OK. I  got a bit carried away there with my hyperbole, and I apologize unreservedly for that. No personal attack intended; Ian is a very smart guy and has obviously put a lot of time into this, as have many other smart people, and I respect that.  Don’t get me wrong, I am genuinely trying to get my head around this and am attempting to  not only understand what this spec actually says, but also if possible why it says it. As Glenn once quipped, doing spec work is the art of reading carefully. Which is what I am attempting to do. I'm prepared for the fact that the spec might be buggy, and that’s to be expected, but since the spec offers almost no redundancy through  motivational text, pictures or examples, and this model is so unlike anything else, it's really hard to spot what is intentional and what is a bug.

My major concern at this point is how stable this spec is. If we (Microsoft) put an implementations out in the world, it can be very hard to retract if it's wrong, and as you are no doubt aware, if the spec subsequently changes this is often used by detractors to berate those efforts. If there are parts of the spec that are known to be wrong/under dispute (i.e. more than normally unstable - as obviously it's all under development), can you please, as a matter of some urgency, mark them in some way - no need to have a fix at this point, but some highlight and/or a link to a relevant entry in the Bugzilla database would be very helpful. I have read through the extant bugs, and I think I have a handle on the things that you are trying to fix, but I cannot be 100% sure I got everything, and many of the threads there peter out inconclusively so it's hard to know what their current status is.
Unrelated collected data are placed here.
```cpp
int cd::fail(chicdiff_hip_ctx *c, int code, const char *fmt, ...) {
    va_list ap;
    va_start(ap, fmt);
    vsnprintf(c ? c->err : g_create_err, 512, fmt, ap);
    va_end(ap);
// ... 24 lines not shown
    int32_t Opts::*tune;
    int HostOpts::*host;
    int64_t lo, hi, no_lo, no_hi;
};
static const OptionDef kOptions[] = {
    {"line_search_spread", &Opts::spread, nullptr, 0, 3, 1, 0},
    {"line_search_min_waves", &Opts::min_waves, nullptr, 0, 4, 1, 1},
    {"line_search_chunk", &Opts::chunk, nullptr, 0, 64, 1, 7},
    {"line_search_prio", &Opts::prio, nullptr, 0, 100, 1, 0},
    {"line_search_schedule", &Opts::schedule, nullptr, 0, 4, 2, 2},
    {"line_search_deal", &Opts::deal, nullptr, 0, 64, 1, 0},
    {"line_search_classes_a", &Opts::classes_a, nullptr, 0, 6, 1, 0},
    {"line_search_fillers", &Opts::fillers, nullptr, -1, 1, 1, 0},
    {"line_search_filler_stop", &Opts::filler_stop, nullptr, -1, 100, 1, 0},
    {"theta_grid_concurrency", nullptr, &HostOpts::theta_grid_concurrency, 1, 16, 1, 0},
    {"host_copy_threads", nullptr, &HostOpts::host_copy_threads, 1, 64, 1, 0},
    {"select_all_rounds", nullptr, &HostOpts::select_all_rounds, 0, 1, 1, 0},
    {"trend_one_launch_per_pass", nullptr, &HostOpts::trend_one_launch_per_pass, 0, 1, 1, 0},
    {"sharded_trend_gather", nullptr, &HostOpts::sharded_trend_gather, 0, 1, 1, 0},
    {"trend_persistent_blocks", &Opts::trend_blocks, nullptr, 0, 256, 1, 0},
    {"trend_speculate", &Opts::trend_speculate, nullptr, 0, 1, 1, 0},
    {"mad_select_route", &Opts::mad_route, nullptr, 0, 1, 1, 0},
    {"mad_value_cap", &Opts::mad_value_cap, nullptr, 0, kVbCap, 1, 0},
    {"trend_mad_in_kernel", nullptr, &HostOpts::trend_mad_in_kernel, 0, 1, 1, 0},
    {"fuse_offsets", nullptr, &HostOpts::fuse_offsets, 0, 2, 1, 0},
    {"prep_blocks", nullptr, &HostOpts::prep_blocks, 0, kRedBlocks, 1, 0},
    {"region_assemble_generic", nullptr, &HostOpts::region_assemble_generic, 0, 1, 1, 0},
    {"chicago_tables_run_merge", nullptr, &HostOpts::chicago_tables_run_merge, 0, 1, 1, 0},
    {"table_write_half_kib", nullptr, &HostOpts::table_write_half_kib, 0, 65536, 1, 3},
    {"fault_inject", nullptr, &HostOpts::fault_inject, 0, 7, 1, 0},
    {"bench_fake_world", nullptr, &HostOpts::bench_fake_world, 0, kGatherMaxWorld, 1, 0},
    {"sf_log_table", nullptr, &HostOpts::sf_log_table, 0, 1, 1, 0},
    {"wald_final_row_constant", nullptr, &HostOpts::wald_final_row_constant, 0, 1, 1, 0},
    {"local_trend_substitute", nullptr, &HostOpts::local_trend_substitute, 0, 1, 1, 0},
};

int chicdiff_hip_set_option(chicdiff_hip_ctx *c, const char *name, int64_t value) {
    if (!c || !name) return CHICDIFF_E_INVALID;
    for (const OptionDef &d : kOptions) {
        if (strcmp(name, d.name) != 0 || value < d.lo || value > d.hi || (value >= d.no_lo && value <= d.no_hi)) continue;
        if (d.host == &HostOpts::bench_fake_world && value > 1 && !getenv("CHICDIFF_BENCH_FAKE_WORLD"))
            return fail(c, CHICDIFF_E_INVALID, "set_option: bench_fake_world is a rehearsal hook of bench.py (CHICDIFF_BENCH_FAKE_WORLD unset)");
        if (d.tune) c->tune.*d.tune = (int32_t)value;
        else c->host.*d.host = (int)value;
        return CHICDIFF_OK;
    }
    return fail(c, CHICDIFF_E_INVALID, "set_option: unknown option or value (%s = %lld)", name, (long long)value);
}

int chicdiff_hip_create(chicdiff_hip_ctx **out, int32_t device) {
    if (!out) return fail(nullptr, CHICDIFF_E_INVALID, "ctx out pointer is NULL");
    *out = nullptr;
    int ndev = 0;
    hipError_t e = hipGetDeviceCount(&ndev);
    if (e != hipSuccess || ndev <= 0)
        return fail(nullptr, CHICDIFF_E_HIP, "no HIP device available (%s): the HIP path cannot run, and there is no CPU fallback",
                    e != hipSuccess ? hipGetErrorString(e) : "device count 0");
    if (device < 0 || device >= ndev) return fail(nullptr, CHICDIFF_E_INVALID, "device %d out of range [0,%d)", device, ndev);
    chicdiff_hip_ctx *c = new chicdiff_hip_ctx();
    c->device = device;
    if ((e = hipSetDevice(device)) != hipSuccess || (e = hipStreamCreateWithFlags(&c->own_stream, hipStreamNonBlocking)) != hipSuccess ||
        (e = hipHostMalloc((void **)&c->h_sc, sizeof(FitScalars))) != hipSuccess ||
        (e = hipHostMalloc((void **)&c->h_sf, sizeof(double) * (kMaxS + 1))) != hipSuccess ||
        (e = hipMalloc((void **)&c->d_sf, sizeof(double) * (kMaxS + 1 + kSelMaxWorld + 8))) != hipSuccess ||
        (e = hipMemset(c->d_sf, 0, sizeof(double) * (kMaxS + 1 + kSelMaxWorld + 8))) != hipSuccess ||
        (e = hipMalloc((void **)&c->d_logfact, sizeof(double) * kLogFactN)) != hipSuccess) {
// ... 390 lines not shown
```
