+                        v[1] = (double)(int)(int8_t)((h >> 8) & 0xff);
+                        double *dp = (p > 0 && p >= k) ? d + 2 : d;
+                        *reinterpret_cast<double2_t *>(dp + 2 * p) = v;
+                    }
                 }
             }
-            for (int rho = tid; rho < R; rho += LEAN_THREADS) *reinterpret_cast<double2_t *>(S + rho * 16 + LEAN_C) = double2_t{0.0, 0.0};
+            if constexpr (!FIR)
+                for (int rho = tid; rho < R; rho += LEAN_THREADS) *reinterpret_cast<double2_t *>(S + rho * 16 + LEAN_C) = double2_t{0.0, 0.0};
         } else {
             const int c = tid & 15;
             constexpr int RP = LEAN_THREADS / 16;
             const int rr = tid >> 4;
             if (c >= LEAN_C) {
-                for (int rho = rr; rho < R; rho += RP) S[rho * 16 + c] = 0.0;
+                if constexpr (!FIR)
+                    for (int rho = rr; rho < R; rho += RP) S[rho * 16 + c] = 0.0;
             } else {
                 for (int r0 = rr; r0 < R; r0 += RP * 6) {
                     int8_t v[6];
@@ -183,7 +202,7 @@
                     for (int i = 0; i < 6; ++i) {
                         const int rho = r0 + RP * i;
                         const int tau = tau0 + rho;
-                        if (rho < R) S[rho * 16 + c] = (tau >= 0 && tau < T) ? (double)v[i] : 0.0;
+                        if (rho < R) S[FIR ? c * FP + rho : rho * 16 + c] = (tau >= 0 && tau < T) ? (double)v[i] : 0.0;
                     }
                 }
             }
@@ -193,36 +212,72 @@
 
     const int tb0 = cs + wv * LEAN_NT * 16;
     const bool active = tb0 < T;
-    double4_t vacc[LEAN_NT];
-    if (active) {
-        const double *sp = S + (wv * LEAN_NT * 16 + q) * 16 + lc;
-        const double *np_ = ntab + (lc - q + 3);
-#pragma unroll
-        for (int ks = 0; ks < NK; ++ks) {
-            const double bn = np_[4 * (NK - 1 - ks)];
-            double a[LEAN_NT];
-#pragma unroll
-            for (int tt = 0; tt < LEAN_NT; ++tt) a[tt] = sp[(16 * tt + 4 * ks) * 16];
-#pragma unroll
-            for (int tt = 0; tt < LEAN_NT; ++tt)
-                vacc[tt] = __builtin_amdgcn_mfma_f64_16x16x4f64(a[tt], bn, ks == 0 ? double4_t{0.0, 0.0, 0.0, 0.0} : vacc[tt], 0, 0, 0);
-        }
-    }
-    __syncthreads();
-    if (active) {
-        if (tb0 + LEAN_NT * 16 > T) {
+    if constexpr (FIR) {
+        constexpr int NW = NTAPS + 7;
+        const int fc = l >> 2, fb = l & 3;
+        const bool mine = active && fc < LEAN_C;
+        double facc[8];
+        if (active) __builtin_amdgcn_s_setprio(3);
+        if (mine) {
+            double tap[NTAPS];
+#pragma unroll
+            for (int k = 0; k < NTAPS; ++k) tap[k] = ntab_g[15 + k];
+            const double2_t *sp = reinterpret_cast<const double2_t *>(S + fc * FP + wv * LEAN_NT * 16 + 8 * fb + FOFF);
+            double wnd[NW];
+#pragma unroll
+            for (int m = 0; m < NW / 2; ++m) {
+                const double2_t v = sp[m];
+                wnd[2 * m] = v[0];
+                wnd[2 * m + 1] = v[1];
+            }
+#pragma unroll
+            for (int s = 0; s < NTAPS; ++s)
+#pragma unroll
+                for (int i = 0; i < 8; ++i) facc[i] = __builtin_fma(tap[NTAPS - 1 - s], wnd[s + i], s == 0 ? 0.0 : facc[i]);
+        }
+        if (active) __builtin_amdgcn_s_setprio(0);
+        __syncthreads();
+        if (mine) {
+            if (tb0 + LEAN_NT * 16 > T) {
+#pragma unroll
+                for (int i = 0; i < 8; ++i) facc[i] = (tb0 + 8 * fb + i) < T ? facc[i] : 0.0;
+            }
+            double2_t *vp = reinterpret_cast<double2_t *>(Vl + (wv * LEAN_NT + (fb >> 1)) * 256 + 16 * fc + 8 * (fb & 1));
+#pragma unroll
+            for (int i = 0; i < 4; ++i) vp[i] = double2_t{facc[2 * i], facc[2 * i + 1]};
+        }
+    } else {
+        double4_t vacc[LEAN_NT];
+        if (active) {
+            const double *sp = S + (wv * LEAN_NT * 16 + q) * 16 + lc;
+            const double *np_ = ntab + (lc - q + 3);
+#pragma unroll
+            for (int ks = 0; ks < NK; ++ks) {
+                const double bn = np_[4 * (NK - 1 - ks)];
+                double a[LEAN_NT];
+#pragma unroll
+                for (int tt = 0; tt < LEAN_NT; ++tt) a[tt] = sp[(16 * tt + 4 * ks) * 16];
+#pragma unroll
+                for (int tt = 0; tt < LEAN_NT; ++tt)
+                    vacc[tt] = __builtin_amdgcn_mfma_f64_16x16x4f64(a[tt], bn, ks == 0 ? double4_t{0.0, 0.0, 0.0, 0.0} : vacc[tt], 0, 0, 0);
+            }
+        }
+        __syncthreads();
+        if (active) {
+            if (tb0 + LEAN_NT * 16 > T) {
+#pragma unroll
+                for (int tt = 0; tt < LEAN_NT; ++tt) {
+                    const bool tvalid = (tb0 + 16 * tt + lc) < T;
+#pragma unroll
+                    for (int r = 0; r < 4; ++r) vacc[tt][r] = tvalid ? vacc[tt][r] : 0.0;
+                }
+            }
 #pragma unroll
             for (int tt = 0; tt < LEAN_NT; ++tt) {
-                const bool tvalid = (tb0 + 16 * tt + lc) < T;
-#pragma unroll
-                for (int r = 0; r < 4; ++r) vacc[tt][r] = tvalid ? vacc[tt][r] : 0.0;
-            }
-        }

My secondary concern however is whether,  even when corrected, it specifies something that is genuinely useful, and at this point I am struggling with that. One part of that concern stems of course from whether this could in practice be used as a delivery format for content stored in TTML or other formats, either as a conversion in the browser or in a server somewhere. My feeling at this point is that VTT does not offer a sufficiently general positioning mechanism to allow that to happen.

I cannot look at your source code for legal reasons, so I'll have to take your word on how close to the written spec that implementation is.  And I can't know what value you chose for the bottom margin, but it does seem to me that the spec does require you to put text in that margin. And if the margin is small; (and I arbitrarily chose 1% of the video height for the top and bottom, since apparently 0 is not allowed). Then I believe the spec does require you to place text off-screen.

>> Where do you get that from? I don't think that's correct - why would it drop half the line?
As to an underlying rationale, I can offer no opinion, but the I base my reasoning on the following:

>If the text track cue writing direction is horizontal, and the text track cue snap-to-lines flag is set
   y-poition -> 0
...
>14.Adjust the positions of boxes according to the appropriate steps from the following list:
  >If cue's text track cue snap-to-lines flag is set (it is)
  > margin = 1vh
             - In the absence of overscan, this value should be picked for aesthetics  (to avoid text being aligned precisely on the bottom edge of 
              - the video, which can be ugly).
                Notwithstanding that 'aesthetics' is a remarkably subjective term to use in such an algorithmic oriented specification, 
                this  important value is UA dependent, which means vertical position is actually not predictable for authoring.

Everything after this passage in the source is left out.